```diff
@@ -738,11 +791,10 @@
           l_out = mx + log2f(tot);
         }
       }
-#pragma unroll
-      uint32_t oall[D];
+      uint32_t oall[OC];
       if (n > 0) {
 #pragma unroll
-        for (int ch = 0; ch < D / 32; ++ch) tmem_ld_x32(tO + ch * 32, oall + ch * 32);
+        for (int ch = 0; ch < OC / 32; ++ch) tmem_ld_x32(tO + o_off + ch * 32, oall + ch * 32);
         tmem_wait_ld();
         if constexpr (SPLIT) {
           if (nflush > 0) {
@@ -760,11 +812,12 @@
         }
       } else {
 #pragma unroll
-        for (int i = 0; i < D; ++i) oall[i] = 0u;
-      }
-#pragma unroll
-      for (int ch = 0; ch < D / 32; ++ch) {
-        const uint32_t* ou = oall + ch * 32;
+        for (int i = 0; i < OC; ++i) oall[i] = 0u;
+      }
+#pragma unroll
+      for (int cl = 0; cl < OC / 32; ++cl) {
+        const int ch = o_off / 32 + cl;
+        const uint32_t* ou = oall + cl * 32;
         if (tma_out && p.o_dtype == kF32) {
           const uint32_t line = base + (uint32_t)(t * (D / 32) + ch) * (128u * 128u) + (uint32_t)row * 128u;
 #pragma unroll
@@ -844,8 +897,8 @@
       }
       if (tma_out) {
         fence_proxy_async_smem();
-        named_bar_sync(4 + t, 128);
-        if ((threadIdx.x & 127) == 0) {
+        named_bar_sync(4 + t, GT);
+        if (threadIdx.x % GT == 0) {
           if (p.o_dtype == kF32) {
 #pragma unroll
             for (int ch = 0; ch < D / 32; ++ch)
@@ -859,9 +912,9 @@
           bulk_wait_read();
         }
       }
-      if (live && p.lse && (!WIDE || im.half == 0)) p.lse[lrow] = l_out;
+      if (live && p.lse && (!WIDE || im.half == 0) && kh == 0) p.lse[lrow] = l_out;
     }
-    if (t == 0) named_bar_sync(2, 256);
+    if (t == 0) named_bar_sync(2, 2 * GT);
   }
   else {
     reg_dealloc<kWg2Regs>();
@@ -954,7 +1007,7 @@
   }
   tc_fence_before();
   __syncthreads();
-  if (warp == 9) tmem_dealloc(*reinterpret_cast<volatile uint32_t*>(smem_raw + (tmem_slot - raw)), 512);
+  if (tmem_free != ~0u) tmem_dealloc(tmem_free, 512);
 }
 
 struct MaskTileParams {
@@ -1115,7 +1168,7 @@
     if (e != cudaSuccess) return e;
     attr_set = true;
   }
-  kern<<<grid, kThreads, kSmem, st>>>(prm);
+  kern<<<grid, Cfg<D, MODE, MASKED>::kThreads, kSmem, st>>>(prm);
   return cudaGetLastError();
 }
 
```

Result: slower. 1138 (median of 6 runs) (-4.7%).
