__device__ __forceinline__ double rcp_mid_range(double d)
{
    double r = __builtin_amdgcn_rcp(d);
    double e = __builtin_fma(-d, r, 1.0); r = __builtin_fma(r, e, r);
    e = __builtin_fma(-d, r, 1.0); r = __builtin_fma(r, e, r);
    const double rem = __builtin_fma(-d, r, 1.0);
    return __builtin_fma(rem, r, r);
}
// ... 683 lines not shown
                        if (hasb) Aat(rb, c) = pb;
                    } else {
                        Aat(r, c) = warp_pixel<F32>(src, wa, col, y);
                        if (hasb) Aat(rb, c) = warp_pixel<F32>(src, wa, col, yb);
                    }
                }
            }
        } else
        if (ILP == 0 && WA && inner && wa.plain && block_maps_inside(wa, ax0, ay0, LAW, LAH)) {
            constexpr bool kRowTab = PF_ROWTAB != 0;
            double (*rowtab)[3][4] = reinterpret_cast<double (*)[3][4]>(tail);
            const int xb0 = ax0 & ~63;
            if constexpr (kRowTab) {
                static_assert(!kRowTab || sizeof(double) * LAH * 3 * 4 <= (size_t)kTail, "row table fits behind A");
                if (tid < LAH * 9) {
                    const int r = tid / 9, e = tid - r * 9, kx = e / 3, w = e - kx * 3;
                    const double xb = (double)(xb0 + 64 * kx), y = (double)(ay0 + r);
                    rowtab[r][kx][w] = wa.M[3 * w] * xb + wa.M[3 * w + 1] * y + wa.M[3 * w + 2];
                }
                lds_barrier();
            }
            if (r0 < RS) {
                constexpr int NR = (LAH + RS - 1) / RS;
                typedef uint32_t u2 __attribute__((ext_vector_type(2), aligned(1)));
                using p2 = typename std::conditional<F32, park8, park4>::type;
                const WarpCol col = warp_col(wa, ax0 + c);
                const int cn = wa.cn, sstep = wa.sstep;
                constexpr int CH = (F32 && LBH != 24) ? NR : (NR + 1) / 2;
                u2 b0[CH], b1[CH];
                float wq[(CH + 1) / 2] = {};
                const int rbase = r0 * NR;
                const bool seed = kExp && wa.seed_ok != 0;
                double Wn = 0.0;
#pragma unroll
                for (int h = 0; h < NR; h += CH) {
#pragma unroll
                    for (int k = h; k < h + CH && k < NR; k++) {
                        const bool has = rbase + k < LAH;
                        if (k >= LAH - (RS - 1) * NR && __builtin_amdgcn_ballot_w64(has) == 0) continue;
                        const int r = has ? rbase + k : rbase;
                        const int y = ay0 + r;
                        double X0, Y0, W0;
                        if constexpr (kRowTab) {
                            const double* t = rowtab[r][(((ax0 + c) & ~63) - xb0) >> 6];
                            X0 = t[0]; Y0 = t[1]; W0 = t[2];
                        } else {
                            X0 = col.m0xb + wa.M[1] * y + wa.M[2]; Y0 = col.m3xb + wa.M[4] * y + wa.M[5]; W0 = col.m6xb + wa.M[7] * y + wa.M[8];
                        }
                        const double W = W0 + col.m6x1, xn = X0 + col.m0x1, yn = Y0 + col.m3x1;
                        Wn = (k > 0 && seed) ? rcp_seeded(W, Wn) : rcp_mid_range(W);
                        const double pxn = xn * Wn, pyn = yn * Wn;
                        constexpr double kMagic = 6755399441055744.0;
                        const int Xn = (int)(uint32_t)(unsigned long long)__double_as_longlong(pxn + kMagic);
                        const int Yn = (int)(uint32_t)(unsigned long long)__double_as_longlong(pyn + kMagic);
                        const int X = (int)(uint32_t)(unsigned long long)__double_as_longlong(__builtin_fma(pxn, 32., kMagic));
                        const int Y = (int)(uint32_t)(unsigned long long)__double_as_longlong(__builtin_fma(pyn, 32., kMagic));
                        constexpr bool kHyb = PF_HYBRID_W != 0; const bool gw_row = kHyb && (k & 1);
                        float wgt;
                        if (gw_row) wgt = *(const float*)((const char*)wa.wmap + ((uint32_t)(__mul24(Yn, wa.scols) + Xn) << 2));
                        else wgt = radial_weight(wa, Xn, Yn);
                        const uint32_t off0 = (uint32_t)(__mul24(Y >> 5, sstep) + __mul24(cn, X >> 5));
                        if (gw_row) wq[(k - h) >> 1] = wgt;
                        if (has) *reinterpret_cast<p2*>(&Aat(r, c)) = p2{ (uint32_t)((X & 31) | (Y & 31) << 5), __float_as_uint(gw_row ? 0.f : wgt) };
                        b0[k - h] = PF_LOAD_SRC((const u2*)(src + off0)); b1[k - h] = PF_LOAD_SRC((const u2*)(src + off0 + (uint32_t)sstep));
                    }
#pragma unroll
                    for (int k = h; k < h + CH && k < NR; k++) {
                        const bool has = rbase + k < LAH;
                        if (k >= LAH - (RS - 1) * NR && __builtin_amdgcn_ballot_w64(has) == 0) continue;
                        if (!has) continue;
                        const int r = rbase + k;
                        const p2 pk = *reinterpret_cast<const p2*>(&Aat(r, c));
                        constexpr bool kHyb = PF_HYBRID_W != 0; const bool gw_row = kHyb && (k & 1);
                        Aat(r, c) = warp_finish_fast<F32>(b0[k - h].x, b0[k - h].y, b1[k - h].x, b1[k - h].y, (int)(pk.x & 31u), (int)(pk.x >> 5), gw_row ? wq[(k - h) >> 1] : __uint_as_float(pk.y), cn);
                    }
                }
            }
        } else
        if (r0 < RS) {
            const int x = col_of(c);
            const WarpCol col = warp_col(wa, x);
            if constexpr (ILP == 3) {
                for (int r = r0; r < LAH; r += 3 * RS) {
                    const int rb = r + RS, rc = r + 2 * RS;
                    const bool hasb = rb < LAH, hasc = rc < LAH;
                    const int y = row_of(r), yb = row_of(hasb ? rb : r), yc = row_of(hasc ? rc : r);
                    if (kExp && (g.ablate & 1)) { Px z{}; z.w = (float)(x + y); Aat(r, c) = z; if (hasb) Aat(rb, c) = z; if (hasc) Aat(rc, c) = z; continue; }
                    const WarpTaps ta = warp_fetch<WA>(src, wa, col, y);
                    const WarpTaps tb = warp_fetch<WA>(src, wa, col, yb);
                    if (__builtin_amdgcn_ballot_w64(hasc) != 0) {
                        const WarpTaps tc = warp_fetch<WA>(src, wa, col, yc);
                        Aat(r, c) = warp_finish<F32>(ta, wa.cn);
                        if (hasb) Aat(rb, c) = warp_finish<F32>(tb, wa.cn);
                        if (hasc) Aat(rc, c) = warp_finish<F32>(tc, wa.cn);
                    } else {
                        Aat(r, c) = warp_finish<F32>(ta, wa.cn);
                        if (hasb) Aat(rb, c) = warp_finish<F32>(tb, wa.cn);
// ... 503 lines not shown
    const int pitch_i = (15 + (pw - 2) * cn + 8 + 15) & ~15, pitch_w = (15 + pw * 4 + 15) & ~15;
    if ((pitch_i >> 4) + (pitch_w >> 4) > 64) return false;
    if ((long)ph * (pitch_i + pitch_w) > kPatchBytes) return false;
    for (int i = 0; i < 9; i++) w.Mf[i] = (float)M[i];
    w.phx = hx; w.phy = hy; w.pitch_i = pitch_i; w.pitch_w = pitch_w;
    return true;
}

§ §

WORK TASK »
Lines with the word "kMagic" in them: report all of these from the listing above.

ANSWER SPACE »
                        constexpr double kMagic = 6755399441055744.0;
                        const int Xn = (int)(uint32_t)(unsigned long long)__double_as_longlong(pxn + kMagic);
                        const int Yn = (int)(uint32_t)(unsigned long long)__double_as_longlong(pyn + kMagic);
                        const int X = (int)(uint32_t)(unsigned long long)__double_as_longlong(__builtin_fma(pxn, 32., kMagic));
                        const int Y = (int)(uint32_t)(unsigned long long)__double_as_longlong(__builtin_fma(pyn, 32., kMagic));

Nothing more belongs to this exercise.